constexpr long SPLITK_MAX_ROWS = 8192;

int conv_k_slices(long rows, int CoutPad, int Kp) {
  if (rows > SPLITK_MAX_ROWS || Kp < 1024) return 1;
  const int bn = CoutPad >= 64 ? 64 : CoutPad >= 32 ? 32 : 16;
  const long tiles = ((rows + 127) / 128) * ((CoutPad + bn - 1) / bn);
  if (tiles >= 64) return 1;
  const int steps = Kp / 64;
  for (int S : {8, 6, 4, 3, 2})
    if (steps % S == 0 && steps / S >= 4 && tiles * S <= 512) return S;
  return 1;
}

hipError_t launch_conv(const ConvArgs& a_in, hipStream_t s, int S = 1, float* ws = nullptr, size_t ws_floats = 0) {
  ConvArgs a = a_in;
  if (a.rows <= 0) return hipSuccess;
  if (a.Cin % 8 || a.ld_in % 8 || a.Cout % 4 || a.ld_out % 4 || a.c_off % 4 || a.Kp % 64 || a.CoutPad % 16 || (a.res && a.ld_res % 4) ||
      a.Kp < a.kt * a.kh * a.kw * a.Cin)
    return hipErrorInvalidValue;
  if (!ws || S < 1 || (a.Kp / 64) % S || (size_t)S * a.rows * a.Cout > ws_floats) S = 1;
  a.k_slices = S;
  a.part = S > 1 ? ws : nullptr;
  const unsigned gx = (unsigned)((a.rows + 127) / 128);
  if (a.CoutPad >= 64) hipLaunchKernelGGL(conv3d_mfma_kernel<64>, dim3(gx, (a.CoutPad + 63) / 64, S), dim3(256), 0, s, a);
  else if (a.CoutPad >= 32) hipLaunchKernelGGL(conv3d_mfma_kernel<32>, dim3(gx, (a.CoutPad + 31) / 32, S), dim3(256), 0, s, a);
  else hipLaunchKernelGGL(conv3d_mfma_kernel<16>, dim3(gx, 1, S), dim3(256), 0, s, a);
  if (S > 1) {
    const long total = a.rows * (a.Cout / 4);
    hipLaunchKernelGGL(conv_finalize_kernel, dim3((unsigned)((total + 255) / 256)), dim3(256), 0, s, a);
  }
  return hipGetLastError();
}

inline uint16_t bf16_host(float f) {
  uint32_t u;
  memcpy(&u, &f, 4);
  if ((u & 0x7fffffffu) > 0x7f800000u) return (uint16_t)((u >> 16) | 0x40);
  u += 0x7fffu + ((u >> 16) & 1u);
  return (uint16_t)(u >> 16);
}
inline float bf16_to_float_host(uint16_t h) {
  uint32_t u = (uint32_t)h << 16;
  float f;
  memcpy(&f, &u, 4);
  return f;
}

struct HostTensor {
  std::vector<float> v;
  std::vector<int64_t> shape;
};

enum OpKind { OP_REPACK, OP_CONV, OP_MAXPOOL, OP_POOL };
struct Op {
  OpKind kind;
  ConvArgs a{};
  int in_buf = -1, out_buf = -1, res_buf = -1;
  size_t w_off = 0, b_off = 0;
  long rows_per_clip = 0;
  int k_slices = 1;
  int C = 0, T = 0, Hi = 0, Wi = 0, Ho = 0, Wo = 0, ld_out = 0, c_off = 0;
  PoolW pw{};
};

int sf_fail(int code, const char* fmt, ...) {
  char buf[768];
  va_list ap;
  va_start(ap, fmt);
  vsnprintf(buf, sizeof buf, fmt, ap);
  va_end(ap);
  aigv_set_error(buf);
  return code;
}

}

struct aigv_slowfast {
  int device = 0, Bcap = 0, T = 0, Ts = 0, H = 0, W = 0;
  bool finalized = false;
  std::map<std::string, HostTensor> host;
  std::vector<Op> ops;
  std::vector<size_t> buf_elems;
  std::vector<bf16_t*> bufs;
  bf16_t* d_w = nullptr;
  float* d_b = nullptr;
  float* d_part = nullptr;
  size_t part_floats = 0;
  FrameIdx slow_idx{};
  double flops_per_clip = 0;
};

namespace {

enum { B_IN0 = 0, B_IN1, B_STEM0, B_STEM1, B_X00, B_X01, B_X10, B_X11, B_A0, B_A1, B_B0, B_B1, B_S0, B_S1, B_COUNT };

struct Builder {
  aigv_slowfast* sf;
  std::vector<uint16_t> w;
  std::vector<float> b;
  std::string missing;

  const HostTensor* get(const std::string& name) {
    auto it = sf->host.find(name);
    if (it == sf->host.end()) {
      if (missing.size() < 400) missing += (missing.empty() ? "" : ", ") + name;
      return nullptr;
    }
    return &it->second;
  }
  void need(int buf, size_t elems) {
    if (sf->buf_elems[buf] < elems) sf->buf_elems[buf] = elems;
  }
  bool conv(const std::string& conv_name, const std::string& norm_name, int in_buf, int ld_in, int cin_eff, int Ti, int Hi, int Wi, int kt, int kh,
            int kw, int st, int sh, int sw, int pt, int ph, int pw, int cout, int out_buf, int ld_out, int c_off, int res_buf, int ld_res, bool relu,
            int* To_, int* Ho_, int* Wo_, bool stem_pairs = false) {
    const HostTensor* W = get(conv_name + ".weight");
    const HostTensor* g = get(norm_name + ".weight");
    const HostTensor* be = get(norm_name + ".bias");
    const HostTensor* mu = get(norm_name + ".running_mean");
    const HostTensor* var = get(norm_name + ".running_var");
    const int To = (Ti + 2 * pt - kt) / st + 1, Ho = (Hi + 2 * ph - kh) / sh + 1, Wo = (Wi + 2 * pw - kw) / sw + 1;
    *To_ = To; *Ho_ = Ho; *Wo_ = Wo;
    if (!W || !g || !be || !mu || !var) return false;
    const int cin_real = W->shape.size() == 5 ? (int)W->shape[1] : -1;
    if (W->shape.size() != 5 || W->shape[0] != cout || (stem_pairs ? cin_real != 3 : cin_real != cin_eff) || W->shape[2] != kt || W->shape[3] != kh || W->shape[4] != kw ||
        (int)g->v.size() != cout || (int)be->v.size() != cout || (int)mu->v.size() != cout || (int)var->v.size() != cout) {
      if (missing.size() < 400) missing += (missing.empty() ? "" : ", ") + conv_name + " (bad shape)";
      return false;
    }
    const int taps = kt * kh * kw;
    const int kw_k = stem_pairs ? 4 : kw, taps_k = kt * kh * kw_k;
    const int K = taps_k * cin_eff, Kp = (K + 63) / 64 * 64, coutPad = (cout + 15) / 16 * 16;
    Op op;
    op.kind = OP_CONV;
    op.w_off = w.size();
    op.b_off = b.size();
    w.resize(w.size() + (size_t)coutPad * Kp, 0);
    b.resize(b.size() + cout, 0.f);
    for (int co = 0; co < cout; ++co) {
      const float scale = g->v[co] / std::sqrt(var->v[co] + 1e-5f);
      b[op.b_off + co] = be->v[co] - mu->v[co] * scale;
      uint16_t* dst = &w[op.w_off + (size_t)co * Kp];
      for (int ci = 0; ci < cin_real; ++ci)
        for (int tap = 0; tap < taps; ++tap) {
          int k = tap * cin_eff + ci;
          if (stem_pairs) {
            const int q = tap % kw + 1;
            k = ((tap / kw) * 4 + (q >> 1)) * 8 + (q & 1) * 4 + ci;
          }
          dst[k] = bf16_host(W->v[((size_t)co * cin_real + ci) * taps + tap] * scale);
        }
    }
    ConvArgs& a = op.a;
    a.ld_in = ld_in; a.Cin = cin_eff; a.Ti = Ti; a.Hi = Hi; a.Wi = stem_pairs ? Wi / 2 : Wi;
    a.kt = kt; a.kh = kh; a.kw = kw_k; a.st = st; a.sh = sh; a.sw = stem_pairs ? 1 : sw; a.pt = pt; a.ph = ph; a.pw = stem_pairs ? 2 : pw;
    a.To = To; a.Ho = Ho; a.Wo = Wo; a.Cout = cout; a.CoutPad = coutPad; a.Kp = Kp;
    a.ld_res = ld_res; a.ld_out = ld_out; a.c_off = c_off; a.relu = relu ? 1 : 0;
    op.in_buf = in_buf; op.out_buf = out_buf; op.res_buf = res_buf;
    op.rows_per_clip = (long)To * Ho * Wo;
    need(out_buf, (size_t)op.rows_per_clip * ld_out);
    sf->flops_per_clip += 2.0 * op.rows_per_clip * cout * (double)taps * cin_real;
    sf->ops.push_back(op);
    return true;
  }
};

━━━━━━━━━━━━━━━━━━━━━━━━━━━━━━

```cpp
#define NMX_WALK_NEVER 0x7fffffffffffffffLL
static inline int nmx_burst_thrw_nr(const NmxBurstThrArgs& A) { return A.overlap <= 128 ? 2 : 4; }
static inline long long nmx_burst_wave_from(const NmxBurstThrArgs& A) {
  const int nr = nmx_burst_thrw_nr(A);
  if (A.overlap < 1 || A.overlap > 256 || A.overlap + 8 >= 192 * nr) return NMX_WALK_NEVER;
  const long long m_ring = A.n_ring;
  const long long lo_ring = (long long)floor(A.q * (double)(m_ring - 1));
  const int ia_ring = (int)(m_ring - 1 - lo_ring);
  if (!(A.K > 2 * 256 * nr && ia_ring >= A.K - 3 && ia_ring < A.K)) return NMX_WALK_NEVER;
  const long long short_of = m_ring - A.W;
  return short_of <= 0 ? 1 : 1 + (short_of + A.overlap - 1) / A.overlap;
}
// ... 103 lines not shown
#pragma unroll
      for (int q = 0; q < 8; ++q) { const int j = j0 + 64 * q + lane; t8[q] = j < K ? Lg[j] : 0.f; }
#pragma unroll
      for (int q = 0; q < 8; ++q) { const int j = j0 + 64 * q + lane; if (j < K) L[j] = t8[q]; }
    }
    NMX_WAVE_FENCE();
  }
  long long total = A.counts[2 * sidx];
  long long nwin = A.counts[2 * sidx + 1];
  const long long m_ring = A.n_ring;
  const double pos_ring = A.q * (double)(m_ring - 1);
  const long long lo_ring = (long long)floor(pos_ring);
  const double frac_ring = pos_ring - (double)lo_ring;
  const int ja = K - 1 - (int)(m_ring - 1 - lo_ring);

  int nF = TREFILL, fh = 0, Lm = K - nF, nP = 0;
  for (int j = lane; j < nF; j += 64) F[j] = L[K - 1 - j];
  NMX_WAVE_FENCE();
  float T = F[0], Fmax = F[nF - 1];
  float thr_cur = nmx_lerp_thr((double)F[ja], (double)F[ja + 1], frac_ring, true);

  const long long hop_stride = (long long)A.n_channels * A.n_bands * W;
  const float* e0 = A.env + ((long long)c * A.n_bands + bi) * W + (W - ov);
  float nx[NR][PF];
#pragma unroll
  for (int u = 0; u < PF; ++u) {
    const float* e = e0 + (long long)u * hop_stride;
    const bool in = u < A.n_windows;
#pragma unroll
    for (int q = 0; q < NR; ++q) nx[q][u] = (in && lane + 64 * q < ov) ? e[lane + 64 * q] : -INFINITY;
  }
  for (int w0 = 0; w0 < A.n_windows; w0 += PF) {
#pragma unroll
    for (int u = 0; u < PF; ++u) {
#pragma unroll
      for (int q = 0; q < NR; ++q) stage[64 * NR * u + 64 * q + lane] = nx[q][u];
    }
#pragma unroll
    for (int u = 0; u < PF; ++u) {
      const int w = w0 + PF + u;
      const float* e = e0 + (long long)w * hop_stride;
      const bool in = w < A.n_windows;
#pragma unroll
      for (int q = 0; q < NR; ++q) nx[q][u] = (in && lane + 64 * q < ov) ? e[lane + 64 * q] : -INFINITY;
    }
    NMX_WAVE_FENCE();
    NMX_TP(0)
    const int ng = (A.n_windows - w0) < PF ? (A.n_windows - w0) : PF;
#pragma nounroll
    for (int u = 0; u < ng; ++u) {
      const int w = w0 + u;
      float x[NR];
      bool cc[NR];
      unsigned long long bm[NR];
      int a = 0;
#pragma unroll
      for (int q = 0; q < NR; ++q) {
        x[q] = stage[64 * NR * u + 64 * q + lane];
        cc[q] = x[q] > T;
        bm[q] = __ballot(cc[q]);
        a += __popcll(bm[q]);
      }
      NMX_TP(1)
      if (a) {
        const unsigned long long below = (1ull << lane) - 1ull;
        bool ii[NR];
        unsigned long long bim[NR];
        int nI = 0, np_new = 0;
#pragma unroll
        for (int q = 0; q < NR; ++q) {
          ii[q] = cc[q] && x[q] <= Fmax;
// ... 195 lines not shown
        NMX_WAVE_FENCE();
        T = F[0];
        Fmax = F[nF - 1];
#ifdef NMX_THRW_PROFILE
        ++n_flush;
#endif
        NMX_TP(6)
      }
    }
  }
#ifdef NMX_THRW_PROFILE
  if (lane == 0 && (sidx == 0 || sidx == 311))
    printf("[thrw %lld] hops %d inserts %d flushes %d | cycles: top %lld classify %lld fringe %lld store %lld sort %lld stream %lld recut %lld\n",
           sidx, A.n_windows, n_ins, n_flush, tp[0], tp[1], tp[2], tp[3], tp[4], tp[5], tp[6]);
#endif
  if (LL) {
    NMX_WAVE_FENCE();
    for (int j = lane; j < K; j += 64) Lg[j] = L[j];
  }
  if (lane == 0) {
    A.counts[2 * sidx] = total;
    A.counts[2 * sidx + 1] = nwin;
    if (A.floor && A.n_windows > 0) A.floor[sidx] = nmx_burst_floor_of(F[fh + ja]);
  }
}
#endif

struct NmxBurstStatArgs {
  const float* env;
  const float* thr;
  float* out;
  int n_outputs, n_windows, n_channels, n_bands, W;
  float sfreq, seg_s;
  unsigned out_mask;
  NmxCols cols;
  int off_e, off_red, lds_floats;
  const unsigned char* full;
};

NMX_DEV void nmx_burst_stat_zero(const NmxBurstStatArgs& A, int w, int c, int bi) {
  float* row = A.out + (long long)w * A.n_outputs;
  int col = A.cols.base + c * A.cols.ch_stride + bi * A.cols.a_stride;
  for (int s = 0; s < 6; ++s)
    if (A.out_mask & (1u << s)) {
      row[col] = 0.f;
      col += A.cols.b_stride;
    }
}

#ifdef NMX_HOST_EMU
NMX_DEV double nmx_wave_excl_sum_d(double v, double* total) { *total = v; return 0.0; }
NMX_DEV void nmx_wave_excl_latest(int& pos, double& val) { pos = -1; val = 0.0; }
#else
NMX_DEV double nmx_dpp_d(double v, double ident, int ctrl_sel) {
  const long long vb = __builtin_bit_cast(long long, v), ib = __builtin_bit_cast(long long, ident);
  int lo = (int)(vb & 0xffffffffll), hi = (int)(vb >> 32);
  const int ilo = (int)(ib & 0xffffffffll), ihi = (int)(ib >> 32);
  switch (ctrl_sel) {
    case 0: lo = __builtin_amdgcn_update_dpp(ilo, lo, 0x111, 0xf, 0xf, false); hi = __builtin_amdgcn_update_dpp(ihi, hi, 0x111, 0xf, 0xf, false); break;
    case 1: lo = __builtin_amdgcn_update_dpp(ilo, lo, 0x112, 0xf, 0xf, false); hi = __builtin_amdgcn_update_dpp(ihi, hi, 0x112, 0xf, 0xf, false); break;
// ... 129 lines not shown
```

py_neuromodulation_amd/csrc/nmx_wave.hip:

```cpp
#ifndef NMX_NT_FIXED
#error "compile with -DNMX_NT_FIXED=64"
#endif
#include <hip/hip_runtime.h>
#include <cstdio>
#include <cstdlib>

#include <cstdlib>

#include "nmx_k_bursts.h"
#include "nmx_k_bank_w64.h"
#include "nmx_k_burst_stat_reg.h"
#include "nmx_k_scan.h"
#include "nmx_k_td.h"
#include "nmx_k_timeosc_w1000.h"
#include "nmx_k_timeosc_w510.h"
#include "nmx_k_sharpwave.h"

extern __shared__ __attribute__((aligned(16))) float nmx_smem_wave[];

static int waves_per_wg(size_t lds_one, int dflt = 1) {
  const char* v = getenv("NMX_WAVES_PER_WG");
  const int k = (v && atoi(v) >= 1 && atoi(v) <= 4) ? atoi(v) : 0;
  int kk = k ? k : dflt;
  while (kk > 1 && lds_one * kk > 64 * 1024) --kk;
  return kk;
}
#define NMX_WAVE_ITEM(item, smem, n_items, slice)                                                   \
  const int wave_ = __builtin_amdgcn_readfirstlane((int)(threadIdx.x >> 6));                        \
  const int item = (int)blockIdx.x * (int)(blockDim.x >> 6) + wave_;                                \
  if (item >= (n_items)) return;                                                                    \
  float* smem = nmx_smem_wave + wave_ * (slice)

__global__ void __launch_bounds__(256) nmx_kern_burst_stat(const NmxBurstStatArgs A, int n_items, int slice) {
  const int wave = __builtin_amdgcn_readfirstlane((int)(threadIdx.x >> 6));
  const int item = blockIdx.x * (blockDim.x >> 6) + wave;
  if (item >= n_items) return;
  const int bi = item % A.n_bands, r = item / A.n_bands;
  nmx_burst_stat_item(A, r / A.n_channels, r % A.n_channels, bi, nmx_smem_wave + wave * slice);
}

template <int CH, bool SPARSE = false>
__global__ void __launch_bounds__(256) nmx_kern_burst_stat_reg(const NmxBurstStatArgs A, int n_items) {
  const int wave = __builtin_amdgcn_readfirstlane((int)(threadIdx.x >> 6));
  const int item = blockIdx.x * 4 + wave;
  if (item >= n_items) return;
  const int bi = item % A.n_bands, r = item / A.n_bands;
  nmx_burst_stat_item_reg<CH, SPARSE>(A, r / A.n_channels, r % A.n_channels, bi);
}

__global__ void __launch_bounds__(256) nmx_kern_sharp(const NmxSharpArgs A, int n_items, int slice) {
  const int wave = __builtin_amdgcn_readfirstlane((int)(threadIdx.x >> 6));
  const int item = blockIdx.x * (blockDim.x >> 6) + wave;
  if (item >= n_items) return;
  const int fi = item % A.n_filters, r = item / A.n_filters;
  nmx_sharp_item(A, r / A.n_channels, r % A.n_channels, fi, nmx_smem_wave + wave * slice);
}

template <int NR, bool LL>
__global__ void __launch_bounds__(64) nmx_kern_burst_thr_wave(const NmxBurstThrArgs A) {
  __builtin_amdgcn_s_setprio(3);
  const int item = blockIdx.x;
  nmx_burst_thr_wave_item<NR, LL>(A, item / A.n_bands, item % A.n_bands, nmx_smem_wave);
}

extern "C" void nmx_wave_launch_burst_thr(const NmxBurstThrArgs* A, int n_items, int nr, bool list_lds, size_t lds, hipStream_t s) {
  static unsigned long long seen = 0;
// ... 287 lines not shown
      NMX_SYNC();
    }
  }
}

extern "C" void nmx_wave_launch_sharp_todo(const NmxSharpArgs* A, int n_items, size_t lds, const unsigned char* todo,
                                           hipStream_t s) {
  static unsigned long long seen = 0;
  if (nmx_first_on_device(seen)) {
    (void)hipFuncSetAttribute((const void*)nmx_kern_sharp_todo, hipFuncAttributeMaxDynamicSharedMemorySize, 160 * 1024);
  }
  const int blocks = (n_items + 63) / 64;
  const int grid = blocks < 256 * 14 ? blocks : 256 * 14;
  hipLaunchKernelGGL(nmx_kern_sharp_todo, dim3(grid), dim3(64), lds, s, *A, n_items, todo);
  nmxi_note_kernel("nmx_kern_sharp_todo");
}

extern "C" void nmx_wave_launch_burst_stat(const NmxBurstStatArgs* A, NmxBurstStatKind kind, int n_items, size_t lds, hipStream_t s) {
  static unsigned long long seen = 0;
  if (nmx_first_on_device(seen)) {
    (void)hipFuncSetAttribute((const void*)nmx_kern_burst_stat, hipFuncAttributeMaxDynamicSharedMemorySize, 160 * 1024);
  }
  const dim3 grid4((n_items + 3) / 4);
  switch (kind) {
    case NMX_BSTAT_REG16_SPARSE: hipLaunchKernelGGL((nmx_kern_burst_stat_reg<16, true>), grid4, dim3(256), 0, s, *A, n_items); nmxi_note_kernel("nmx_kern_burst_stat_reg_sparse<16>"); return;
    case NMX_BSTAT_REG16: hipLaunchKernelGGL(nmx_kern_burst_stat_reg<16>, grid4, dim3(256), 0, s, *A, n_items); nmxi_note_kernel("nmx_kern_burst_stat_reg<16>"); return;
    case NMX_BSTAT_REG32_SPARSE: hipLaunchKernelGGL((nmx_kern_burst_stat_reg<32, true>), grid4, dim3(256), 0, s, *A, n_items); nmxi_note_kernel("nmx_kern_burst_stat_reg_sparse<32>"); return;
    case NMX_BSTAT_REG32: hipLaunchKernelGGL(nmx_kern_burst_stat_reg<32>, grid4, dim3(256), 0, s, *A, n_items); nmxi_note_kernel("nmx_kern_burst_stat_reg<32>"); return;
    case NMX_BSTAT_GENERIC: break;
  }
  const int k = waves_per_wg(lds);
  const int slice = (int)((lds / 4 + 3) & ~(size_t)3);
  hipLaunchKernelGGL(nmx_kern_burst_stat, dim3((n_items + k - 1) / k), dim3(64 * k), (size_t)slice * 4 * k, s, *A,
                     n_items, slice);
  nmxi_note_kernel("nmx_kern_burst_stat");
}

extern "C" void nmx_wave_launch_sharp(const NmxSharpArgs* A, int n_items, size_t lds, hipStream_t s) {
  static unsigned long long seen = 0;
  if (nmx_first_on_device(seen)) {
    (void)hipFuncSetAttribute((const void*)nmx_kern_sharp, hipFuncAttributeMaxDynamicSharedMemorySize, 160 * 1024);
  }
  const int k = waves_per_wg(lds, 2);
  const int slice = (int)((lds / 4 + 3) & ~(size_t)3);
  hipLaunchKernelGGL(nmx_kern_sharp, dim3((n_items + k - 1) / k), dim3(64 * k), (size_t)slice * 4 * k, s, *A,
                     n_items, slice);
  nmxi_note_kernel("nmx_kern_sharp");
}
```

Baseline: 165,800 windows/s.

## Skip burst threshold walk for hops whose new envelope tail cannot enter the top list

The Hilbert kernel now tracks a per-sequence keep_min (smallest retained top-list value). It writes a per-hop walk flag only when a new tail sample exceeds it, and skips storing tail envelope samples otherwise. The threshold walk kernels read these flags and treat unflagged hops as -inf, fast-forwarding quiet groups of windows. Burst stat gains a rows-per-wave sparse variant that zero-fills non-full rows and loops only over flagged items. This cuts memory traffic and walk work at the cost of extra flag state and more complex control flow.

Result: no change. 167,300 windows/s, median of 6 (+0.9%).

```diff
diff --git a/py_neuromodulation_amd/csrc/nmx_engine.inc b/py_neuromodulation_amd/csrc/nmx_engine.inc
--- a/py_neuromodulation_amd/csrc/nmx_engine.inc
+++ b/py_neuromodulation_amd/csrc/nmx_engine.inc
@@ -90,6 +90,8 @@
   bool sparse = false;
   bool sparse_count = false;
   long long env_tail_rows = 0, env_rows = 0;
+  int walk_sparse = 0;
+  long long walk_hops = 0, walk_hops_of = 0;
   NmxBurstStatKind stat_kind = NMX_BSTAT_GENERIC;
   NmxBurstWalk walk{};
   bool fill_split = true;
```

━━━━━━━━━━━━━━━━━━━━━━━━━━━━━━

Task
An exact, complete copy of the lines above from the one with "k = ((tap / kw)" through the one with "a.ld_in = ld_in;" is the whole answer.

Task response
            k = ((tap / kw) * 4 + (q >> 1)) * 8 + (q & 1) * 4 + ci;
          }
          dst[k] = bf16_host(W->v[((size_t)co * cin_real + ci) * taps + tap] * scale);
        }
    }
    ConvArgs& a = op.a;
    a.ld_in = ld_in; a.Cin = cin_eff; a.Ti = Ti; a.Hi = Hi; a.Wi = stem_pairs ? Wi / 2 : Wi;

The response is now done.